While solving real-world problems, quantum machine learning algorithms work with existing datasets and provide a simple and better understanding of them. It makes the work easier for a data scientist who spends hours analyzing data. The rise of QML will benefit the ones in the industry and will also make them shed a lot of load from their already crowded head.

Researchers examine the topic of quantum advantage in machine learning in a recent paper published in Nature Communications titled "Power of data in quantum machine learning." Researchers attempted to quantify how the difficulty of an issue varies formally with the availability of data in the article, and how this might occasionally improve the competitiveness of classical learning models using quantum techniques. The data can raise classical models to rival quantum models, despite the fact that the quantum circuits generating the data are difficult to calculate classically.

To begin, they demonstrated how data-driven classical algorithms might match quantum output. They then established rigorous prediction error limits for training conventional and quantum machine learning algorithms to learn quantum mechanical models using kernel functions. Kernel techniques give verifiable guarantees and are also quite flexible in terms of the functions they can learn, therefore they took these steps.

Computational complexity classes are occasionally used to represent the idea of quantum advantage over a conventional computer. Bounded Quantum Polynomial (BQP) time tasks, such as factoring large numbers and modeling quantum systems, are predicted to be easier for quantum computers to handle than classical systems. Bounded probabilistic polynomial (BPP) problems, on the other hand, are simple to answer on conventional computers.

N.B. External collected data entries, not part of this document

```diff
diff --git a/3d-reconstruction-from-multi-view-exp_amd/csrc/mvba_lanes.h b/3d-reconstruction-from-multi-view-exp_amd/csrc/mvba_lanes.h
--- a/3d-reconstruction-from-multi-view-exp_amd/csrc/mvba_lanes.h
+++ b/3d-reconstruction-from-multi-view-exp_amd/csrc/mvba_lanes.h
@@ -1,17 +1,17 @@
 #pragma once
 
 constexpr int LANES_W = 64;
-constexpr int LANES_IDX = 3 * LANES_W;
+constexpr int LANES_IDX = 2 * LANES_W;
 constexpr int LANES_BUF = SchurStage<LANES_W, false, true>::SIZE;
 constexpr int LANES_LDS = 3 * LANES_BUF + 2 * LANES_IDX * 4;
-static_assert(LANES_BUF == 17408 && LANES_LDS == 53760, "the launch's LDS bytes");
+static_assert(LANES_BUF == 17408 && LANES_LDS == 53248, "the launch's LDS bytes");
 static_assert(SchurStage<LANES_W, true, true>::SIZE <= LANES_BUF, "a diagonal step fits the buffer");
-static_assert(3 * ((LANES_LDS + 511) / 512 * 512) <= 160 * 1024, "three waves per CU");
+static_assert(3 * ((LANES_LDS + 511) / 512 * 512) <= 160 * 1024 && 4 * ((LANES_LDS + 511) / 512 * 512) > 160 * 1024, "three waves per CU");
 constexpr int LANES_BUF_C = SchurStage<LANES_W, false, true, true>::SIZE;
 constexpr int LANES_LDS_C = 3 * LANES_BUF_C + 2 * LANES_IDX * 4;
-static_assert(LANES_BUF_C == 13312 && LANES_LDS_C == 41472, "the compact launch's LDS bytes");
+static_assert(LANES_BUF_C == 13312 && LANES_LDS_C == 40960, "the compact launch's LDS bytes");
 static_assert(SchurStage<LANES_W, true, true, true>::SIZE == 12288, "a compact diagonal step fits the buffer");
-static_assert(3 * ((LANES_LDS_C + 511) / 512 * 512) <= 160 * 1024 && 4 * ((LANES_LDS_C + 511) / 512 * 512) > 160 * 1024, "three waves per CU");
+static_assert(4 * ((LANES_LDS_C + 511) / 512 * 512) <= 160 * 1024 && 5 * ((LANES_LDS_C + 511) / 512 * 512) > 160 * 1024, "four waves per CU, one per SIMD");
 
 struct LanesCompact {
   const double2 *res = nullptr;
@@ -51,35 +51,43 @@
 
   const unsigned lds0 = (unsigned)(unsigned long long)(__attribute__((address_space(3))) char *)wbuf;
   const unsigned ldsx0 = lds0 + NBUF * BUFSZ;
-  const int *xring = reinterpret_cast<const int *>(wbuf + NBUF * BUFSZ);
+  const unsigned *xring = reinterpret_cast<const unsigned *>(wbuf + NBUF * BUFSZ);
   const int *xbase = it_x + beg * LANES_IDX;
   const int last_st = nst - 1;
   auto rec_row = [&](int j) { return (64 * j + lane) / RSL; };
   auto rec_s16 = [&](int j) { return COMPACT ? (unsigned)((lane & 3) ^ ((lane >> 4) & 3)) << 4 : (unsigned)((64 * j + lane) % 7) << 4; };
   auto pb_row = [&](int j) { return (64 * j + lane) / NPS; };
   auto pb_s16 = [&](int j) { return (unsigned)(COMPACT ? ((64 * j + lane) % NPS + 6) & 7 : (64 * j + lane) % NPS) << 4; };
-  const unsigned lane16 = (unsigned)min(lane, 47) << 4;
+  const unsigned lane16 = (unsigned)min(lane, 31) << 4;
   auto index_row = [&](int st, unsigned ring_off) {
     const int *src = xbase + (size_t)min(st, last_st) * LANES_IDX;
     const unsigned dst = ldsx0 + ring_off;
-    if (lane < 48) lds_index_row(lane16, src, dst);
+    if (lane < 32) lds_index_row(lane16, src, dst);
   };
   constexpr unsigned RING_B = LANES_IDX * 4;
   auto issue_step = [&](unsigned ring_off, unsigned ring_next, unsigned buf_off, int st_idx) {
     index_row(st_idx, ring_next);
-    const int *x = reinterpret_cast<const int *>(reinterpret_cast<const char *>(xring) + ring_off);
+    const unsigned *x = reinterpret_cast<const unsigned *>(reinterpret_cast<const char *>(xring) + ring_off);
     const unsigned buf = lds0 + buf_off;
+    unsigned k0[RSL], a1[NPS], l1[RSL];
+#pragma unroll
+    for (int j = 0; j < RSL; ++j) k0[j] = x[rec_row(j)];
+#pragma unroll
+    for (int j = 0; j < NPS; ++j) a1[j] = x[LANES_W + pb_row(j)];
+#pragma unroll
+    for (int j = 0; j < RSL; ++j) l1[j] = DIAG ? (j == 0 ? x[lane] : 0u) : x[LANES_W + rec_row(j)];
+#pragma unroll
+    for (int j = 0; j < RSL; ++j) asm volatile("" : "+v"(k0[j]), "+v"(l1[j]));
+#pragma unroll
+    for (int j = 0; j < NPS; ++j) asm volatile("" : "+v"(a1[j]));
     int kx[RSL], ax[NPS], lx[RSL];
 #pragma unroll
-    for (int j = 0; j < RSL; ++j) kx[j] = x[rec_row(j)];
-#pragma unroll
-    for (int j = 0; j < NPS; ++j) ax[j] = x[2 * LANES_W + pb_row(j)];
-#pragma unroll
-    for (int j = 0; j < RSL; ++j) lx[j] = DIAG ? (j == 0 ? x[lane] : 0) : x[LANES_W + rec_row(j)];
-#pragma unroll
-    for (int j = 0; j < RSL; ++j) asm volatile("" : "+v"(kx[j]), "+v"(lx[j]));
-#pragma unroll
-    for (int j = 0; j < NPS; ++j) asm volatile("" : "+v"(ax[j]));
+    for (int j = 0; j < RSL; ++j) {
+      kx[j] = lane_idx_k(k0[j]);
+      lx[j] = DIAG ? (j == 0 ? lane_idx_k(l1[0]) : 0) : lane_idx_l(k0[j], l1[j]);
+    }
+#pragma unroll
+    for (int j = 0; j < NPS; ++j) ax[j] = lane_idx_a(a1[j]);
     if constexpr (COMPACT) {
 #pragma unroll
       for (int j = 0; j < RSL; ++j) {
diff --git a/3d-reconstruction-from-multi-view-exp_amd/csrc/mvba_schur.h b/3d-reconstruction-from-multi-view-exp_amd/csrc/mvba_schur.h
--- a/3d-reconstruction-from-multi-view-exp_amd/csrc/mvba_schur.h
+++ b/3d-reconstruction-from-multi-view-exp_amd/csrc/mvba_schur.h
@@ -466,7 +466,7 @@
                                                        double *__restrict__ partial, int nR,
                                                        const long long *__restrict__ range_o0) {
   extern __shared__ char smem_pairs[];
-  const int bid = blockIdx.x;
+  const int bid = lane_wave_of_block((int)blockIdx.x, nR, (int)gridDim.x / nR);
   const int MVBA_CONST_AS *dp = as_const(reinterpret_cast<const int *>(wdesc)) + 4 * (size_t)bid;
   const int d_x = dp[0], d_y = dp[1], nsteps = dp[2], flags = dp[3];
   if (nsteps <= 0) return;
@@ -483,7 +483,7 @@
                                                                const long long *__restrict__ range_o0, const double2 *__restrict__ res,
                                                                const int4 *__restrict__ units, const double *__restrict__ cam15) {
   extern __shared__ char smem_pairs[];
-  const int bid = blockIdx.x;
+  const int bid = lane_wave_of_block((int)blockIdx.x, nR, (int)gridDim.x / nR);
   const int MVBA_CONST_AS *dp = as_const(reinterpret_cast<const int *>(wdesc)) + 4 * (size_t)bid;
   const int d_x = dp[0], d_y = dp[1], nsteps = dp[2], flags = dp[3];
   if (nsteps <= 0) return;
diff --git a/3d-reconstruction-from-multi-view-exp_amd/lib/_mvba.py b/3d-reconstruction-from-multi-view-exp_amd/lib/_mvba.py
--- a/3d-reconstruction-from-multi-view-exp_amd/lib/_mvba.py
+++ b/3d-reconstruction-from-multi-view-exp_amd/lib/_mvba.py
@@ -405,6 +405,7 @@
         i = self._info()
         return {"items": i[0], "offdiag_items": i[1], "units": i[2], "kernel": ("strip", "pairs", "slots", "dense")[i[3] & 0xff],
                 "slot_rows": i[7], "step_width": (i[3] >> 8) & 0xff,
+                "ranges": (i[3] >> 20) & 0xff, "places_per_cu": (i[3] >> 28) & 0xf,
                 "record": "compact" if (i[3] >> 16) & 1 else "full",
                 "workgroups": i[3] >> 32}
 
```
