## Pack spec group work so each group scan fits within one wave pass

Replaces the contiguous packing of per-group ray work in spec_group_pass with a packer that aligns a group to a 64-lane pass boundary whenever it would otherwise straddle two passes. The aim is that each group's triangles are scanned in fewer passes, so lanes do less split work across passes. Per-lane slot indices are precomputed into packed bytes, and groups that are not in the current pass are skipped. In exchange it can add passes through padding, adds bookkeeping per pass, and includes optional RVCP_GROUP_COUNT instrumentation.

```diff
diff --git a/rvcp-real-time-path-tracer_amd/csrc/embed_src.py b/rvcp-real-time-path-tracer_amd/csrc/embed_src.py
--- a/rvcp-real-time-path-tracer_amd/csrc/embed_src.py
+++ b/rvcp-real-time-path-tracer_amd/csrc/embed_src.py
@@ -2,7 +2,7 @@
 import hashlib
 import sys
 
-NAMES = ["kJitSrcKernels", "kJitSrcInternal", "kJitSrcAbi", "kJitSrcSqrt", "kJitSrcTonemap"]
+NAMES = ["kJitSrcKernels", "kJitSrcInternal", "kJitSrcAbi", "kJitSrcSqrt", "kJitSrcTonemap", "kJitSrcGroupPack"]
 DELIM = "RVCPSRC"
 
 
diff --git a/rvcp-real-time-path-tracer_amd/csrc/rvcp_group_pack.h b/rvcp-real-time-path-tracer_amd/csrc/rvcp_group_pack.h
--- /dev/null
+++ b/rvcp-real-time-path-tracer_amd/csrc/rvcp_group_pack.h
@@ -0,0 +1,53 @@
+#pragma once
+#ifndef __HIPCC_RTC__
+#include <stdint.h>
+#endif
+
+#if defined(__HIPCC__) || defined(__HIPCC_RTC__)
+#define RVCP_GROUP_PACK_FN __host__ __device__ __forceinline__
+#else
+#define RVCP_GROUP_PACK_FN static inline
+#endif
+
+#define RVCP_GROUP_PACK_MAX_GROUPS 4
+#define RVCP_GROUP_PACK_WIDTH 64u
+
+RVCP_GROUP_PACK_FN uint32_t rvcp_group_pack(const uint32_t *c, int n_groups, uint32_t *start) {
+    uint32_t f = 0u;
+    for (int g = 0; g < n_groups; g++) {
+#ifndef RVCP_GROUP_PACK_CONTIGUOUS
+        if (c[g] != 0u && (f & 63u) + ((c[g] - 1u) & 63u) + 1u > RVCP_GROUP_PACK_WIDTH)
+            f = (f + 63u) & ~63u;
+#endif
+        start[g] = f;
+        f += c[g];
+    }
+    return (f + 63u) >> 6;
+}
+
+RVCP_GROUP_PACK_FN bool rvcp_group_pack_in_pass(uint32_t c_g, uint32_t start_g, uint32_t p) {
+    return c_g != 0u && start_g < 64u * p + 64u && start_g + c_g > 64u * p;
+}
+
+RVCP_GROUP_PACK_FN void rvcp_group_pack_span(uint32_t c_g, uint32_t start_g, uint32_t p, uint32_t *lo,
+                                             uint32_t *hi) {
+    const uint32_t p0 = 64u * p, e = start_g + c_g;
+    *lo = start_g > p0 ? start_g - p0 : 0u;
+    *hi = e < p0 + 64u ? e - p0 : 64u;
+}
+
+RVCP_GROUP_PACK_FN uint32_t rvcp_group_pack_lanes(const uint32_t *c, const uint32_t *start, int n_groups,
+                                                  uint32_t p) {
+    uint32_t n = 0u;
+    for (int g = 0; g < n_groups; g++)
+        if (rvcp_group_pack_in_pass(c[g], start[g], p)) {
+            uint32_t lo, hi;
+            rvcp_group_pack_span(c[g], start[g], p, &lo, &hi);
+            if (hi > n) n = hi;
+        }
+    return n;
+}
+
+RVCP_GROUP_PACK_FN uint32_t rvcp_group_pack_item(uint32_t start_g, uint32_t n_a, int slot_b, uint32_t rank) {
+    return start_g + (slot_b ? n_a : 0u) + rank;
+}
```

The researchers working on these showed that learning algorithms with input from a quantum process, such as fusion or chemical processes, generate a new class of problems known as BPP/Samp, which can effectively execute tasks that standard algorithms without data can't. It's a type of problem that can be solved quickly with polynomial-sized advice. This shows that understanding the quantum advantage for different machine learning tasks needs a data analysis as well.

Going deeper into this, we will realize that all the applications of QML are somewhere related to data analytics. From analyzing human behavior to pattern recognition and space exploration, QML uses data analytics to function smoothly and vice versa.

In the near future when many new quantum machine learning algorithms will come up with the exploration of this field, more and more applications of it will show up too. Data analytics with time will get easier and easier for an industry in so much demand.

For the data science experts sitting out there, this was one such article that can make your lives a bit easier, all it will take is a pinch of quantum physics combined with machine learning.